Kathleen Frederickson, “British Writers on Population, Infrastructure, and the Great Indian Famine of 1876-8”
This article examines British writing about the 1876-8 famine in southern and western India. In British newspapers and journals, the turn to thinking about famine in terms of the total population obscured the extreme variations in food access that worsened with rising economic inequality. When the British press in the late-1870s turned to human causes of famine, they either argued that India’s population overburdened India’s land, or suggested that more rail construction would prevent enough deaths sufficiently to mitigate British responsibility for famine conditions. The turn to population-based arguments helped either to perpetuate the belief that famine was a quasi-natural part of India or to parse the sudden increase in the frequency and severity famines in India under British rule.
Carolyn W. de la L. Oulton, “‘Coquetting amid incredible landscapes’: Women on the River and the Railway”
The opening of the first direct railway line from London to the Kent coast in 1862 challenged traditional dichotomies between town and country, and contributed to a growing nostalgia associated with the river. Fin-de-siècle writers used the apparent opposition between rail and river, city and country, to ask new questions about the place of women in a rapidly changing world; the transition to a new century further strained the traditional dichotomy between feminised pastoral and masculinised industrial, a tension reflected in the problematic portrayal of rail and water in the work of E. Nesbit.
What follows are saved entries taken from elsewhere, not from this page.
template <int BM, int BN, int WM, int WN, int FLAGS, bool XTRA, int NST, bool SK, bool OWNER>
__device__ __forceinline__ void gemm_tile(const GemmArgs& g, char* const smem, const int tile_m, const int tile_n, const int sk_tile,
                                          const int sk_split) {
    static_assert(!OWNER || (XTRA && NST == 2 && !SK), "a strip owner's body has the strips and is a two-stage whole-tile form");
    constexpr int THREADS = 64 * WM * WN;
    constexpr int TM = BM / WM / 16;
    constexpr int TN = BN / WN / 16;
    constexpr int HM = TM / 2;
    constexpr int XN = TN / WM;
    constexpr int ROWS_PER_ISSUE = THREADS / 8;
    constexpr int ISSUES_A = BM / ROWS_PER_ISSUE;
    constexpr int ISSUES_W = BN / ROWS_PER_ISSUE;
    constexpr int TILE_A_BYTES = BM * ROW_BYTES;
    constexpr int TILE_W_BYTES = BN * ROW_BYTES;
    constexpr int TILE_X_BYTES = XTRA ? 16 * ROW_BYTES : 0;
    constexpr int STAGE_BYTES = TILE_A_BYTES + TILE_W_BYTES + TILE_X_BYTES;
    static_assert(BM % ROWS_PER_ISSUE == 0 && BN % ROWS_PER_ISSUE == 0, "tile/threads mismatch");
    static_assert(TM % 2 == 0 && TN % WM == 0 && (WM == 2 || WM == 4), "wave tile shape");
    static_assert(NST == 2 || (!XTRA && FLAGS == USPACE_EPI_OUT_F32) || (BM == 64 && BN == 64),
                  "the ring form: raw fp32 partial sums of a K range (K-split), or the 64 x 64 tiles with any epilogue");
    constexpr int IPT = ISSUES_A + ISSUES_W;
    static_assert((NST - 1) * IPT < 64, "vmcnt is a 6-bit counter");
    static_assert(!SK || (NST == 2 && WM * WN == 8), "the in-launch K-split tail is written for the 8-wave two-stage forms (one workgroup per CU)");

    constexpr bool ROWV = (FLAGS & (USPACE_EPI_LN_IN | USPACE_EPI_CEN_OUT)) != 0;
    static_assert(STAGE_BYTES == stage_bytes(BM, BN, XTRA), "the kernel sizes the LDS object with stage_bytes");
    const uint32_t rowv_lds = (uint32_t)(uintptr_t)(US_LDS char*)(smem + NST * STAGE_BYTES);

    const int tid = threadIdx.x;
    const int lane = tid & 63;
    const int wave = __builtin_amdgcn_readfirstlane(tid >> 6);
    const int wm = wave / WN;
    const int wn = wave % WN;

    const int m0 = tile_m * BM;
    const int n0 = tile_n * BN;
    const int m_lim = XTRA ? g.m_main : g.M;
    const int sk = strip_of_tile_row(tile_m, g.tiles_m);
    const int x0 = g.m_main + sk * 16;
    const int xr = (XTRA && sk < g.n_strip) ? (g.M - x0 < 16 ? g.M - x0 : 16) : 0;
    const bool has_x = OWNER || xr > 0;

    const int srow = tid >> 3;
    const int schunk = tid & 7;
    const bf16_t* const gA = g.A;
    const bf16_t* const gA2 = g.A2;
    const bf16_t* const gW = g.W;
    uint32_t a_off[ISSUES_A];
    uint32_t w_off[ISSUES_W];
#pragma unroll
    for (int i = 0; i < ISSUES_A; ++i) {
        const int r = i * ROWS_PER_ISSUE + srow;
        const int c = schunk ^ ((r >> 1) & 7);
        int m = m0 + r;
        m = m < m_lim ? m : m_lim - 1;
        a_off[i] = (uint32_t)(m * g.lda + c * 8) * 2u;
    }
#pragma unroll
    for (int i = 0; i < ISSUES_W; ++i) {
        const int r = i * ROWS_PER_ISSUE + srow;
        const int c = schunk ^ ((r >> 1) & 7);
        int n = n0 + r;
        n = n < g.N ? n : g.N - 1;
        w_off[i] = (uint32_t)(n * g.ldw + c * 8) * 2u;
    }
    uint32_t x_off = 0;
    if constexpr (XTRA) {
        const int r = tid >> 3;
        const int c = schunk ^ ((r >> 1) & 7);
        int m = x0 + (r < xr ? r : 0);
        m = m < g.M ? m : g.M - 1;
        x_off = (uint32_t)(m * g.lda + c * 8) * 2u;
    }
    const int wave_lds_off = wave * 8 * ROW_BYTES;
// ... 28 lines not shown
        char* base = smem + buf * STAGE_BYTES + TILE_A_BYTES;
        const __amdgpu_buffer_rsrc_t rs = __builtin_amdgcn_make_buffer_rsrc((void*)wbase, 0, 0x7fffffff, 0x00020000);
#pragma unroll
        for (int i = 0; i < ISSUES_W; ++i) dma16(rs, w_off[i], base + i * ROWS_PER_ISSUE * ROW_BYTES + wave_lds_off);
    };

    const int fr = lane & 15;
    const int fq = lane >> 4;
    const int a_lds = (wm * (BM / WM) + fr) * ROW_BYTES;
    const int w_lds = TILE_A_BYTES + (wn * (BN / WN) + fr) * ROW_BYTES;
    const int x_lds = TILE_A_BYTES + TILE_W_BYTES + fr * ROW_BYTES;
    const int swz = (fr >> 1) & 7;
    const int c_k0 = ((fq) ^ swz) << 4;
    const int c_k1 = ((4 + fq) ^ swz) << 4;

    f32x4 acc[TM][TN];
    f32x4 xacc[XTRA ? XN : 1];
    if ((FLAGS & USPACE_EPI_RESIDUAL) != 0 && (!SK || sk_split == 0)) {
#pragma unroll
        for (int i = 0; i < TM; ++i) {
            int m = m0 + wm * (BM / WM) + i * 16 + fr;
            m = m < m_lim ? m : m_lim - 1;
#pragma unroll
            for (int j = 0; j < TN; ++j) {
                int n = n0 + wn * (BN / WN) + j * 16 + fq * 4;
                n = n < g.N ? n : g.N - 4;
                acc[i][j] = *(const f32x4*)(g.resid + (size_t)m * g.ld_resid + n);
            }
        }
        if constexpr (XTRA) {
            int m = x0 + (fr < xr ? fr : 0);
            m = m < g.M ? m : g.M - 1;
#pragma unroll
            for (int j = 0; j < XN; ++j) {
                int n = n0 + wn * (BN / WN) + (wm * XN + j) * 16 + fq * 4;
                n = n < g.N ? n : g.N - 4;
                xacc[j] = *(const f32x4*)(g.resid + (size_t)m * g.ld_resid + n);
            }
        }
    } else {
#pragma unroll
        for (int i = 0; i < TM; ++i)
#pragma unroll
            for (int j = 0; j < TN; ++j) acc[i][j] = (f32x4){0.f, 0.f, 0.f, 0.f};
#pragma unroll
        for (int j = 0; j < (XTRA ? XN : 1); ++j) xacc[j] = (f32x4){0.f, 0.f, 0.f, 0.f};
    }

    bf16x8 af0[HM], af1[HM], wf0[TN], wf1[TN], xf0, xf1;

    constexpr bool LN_IN = (FLAGS & USPACE_EPI_LN_IN) != 0, CEN = (FLAGS & USPACE_EPI_CEN_OUT) != 0;
    constexpr bool RK1 = (FLAGS & USPACE_EPI_RANK1) != 0;
    static_assert(!RK1 || (CEN && !LN_IN), "the rank-1 term belongs to a LayerNorm producer (skip_linear)");
    constexpr bool CSV = LN_IN || RK1;
    constexpr bool EARLY_EPI = BM * BN <= 256 * 128;
    f32x4 bias4[TN];
    f32x4 cs4[CSV ? TN : 1];
    auto load_epi_consts = [&]() {
        if constexpr (FLAGS & USPACE_EPI_BIAS) {
#pragma unroll
            for (int j = 0; j < TN; ++j) {
                int n = n0 + wn * (BN / WN) + j * 16 + fq * 4;
                n = n < g.N ? n : g.N - 4;
                bias4[j] = *(const f32x4*)(g.bias + n);
            }
        }
        if constexpr (CSV) {
            const float* const cv = RK1 ? g.col_add : g.colsum;
#pragma unroll
            for (int j = 0; j < TN; ++j) {
                int n = n0 + wn * (BN / WN) + j * 16 + fq * 4;
                n = n < g.N ? n : g.N - 4;
                cs4[j] = *(const f32x4*)(cv + n);
            }
        }
    };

Paul Fyfe, “On the Opening of the Liverpool and Manchester Railway, 1830”
Opened to the public in 1830, the Liverpool and Manchester Railway effectively inaugurates the modern railway era. This essay sketches the construction of the L&M, the memorable events of its opening day, and its impact upon representations of the railway and its risks. The opening of the L&M reveals the tumultuous political dynamics of pre-Reform Bill Britain as well as deep uncertainties about industrial modernity, encapsulated by a fatal accident to MP William Huskisson.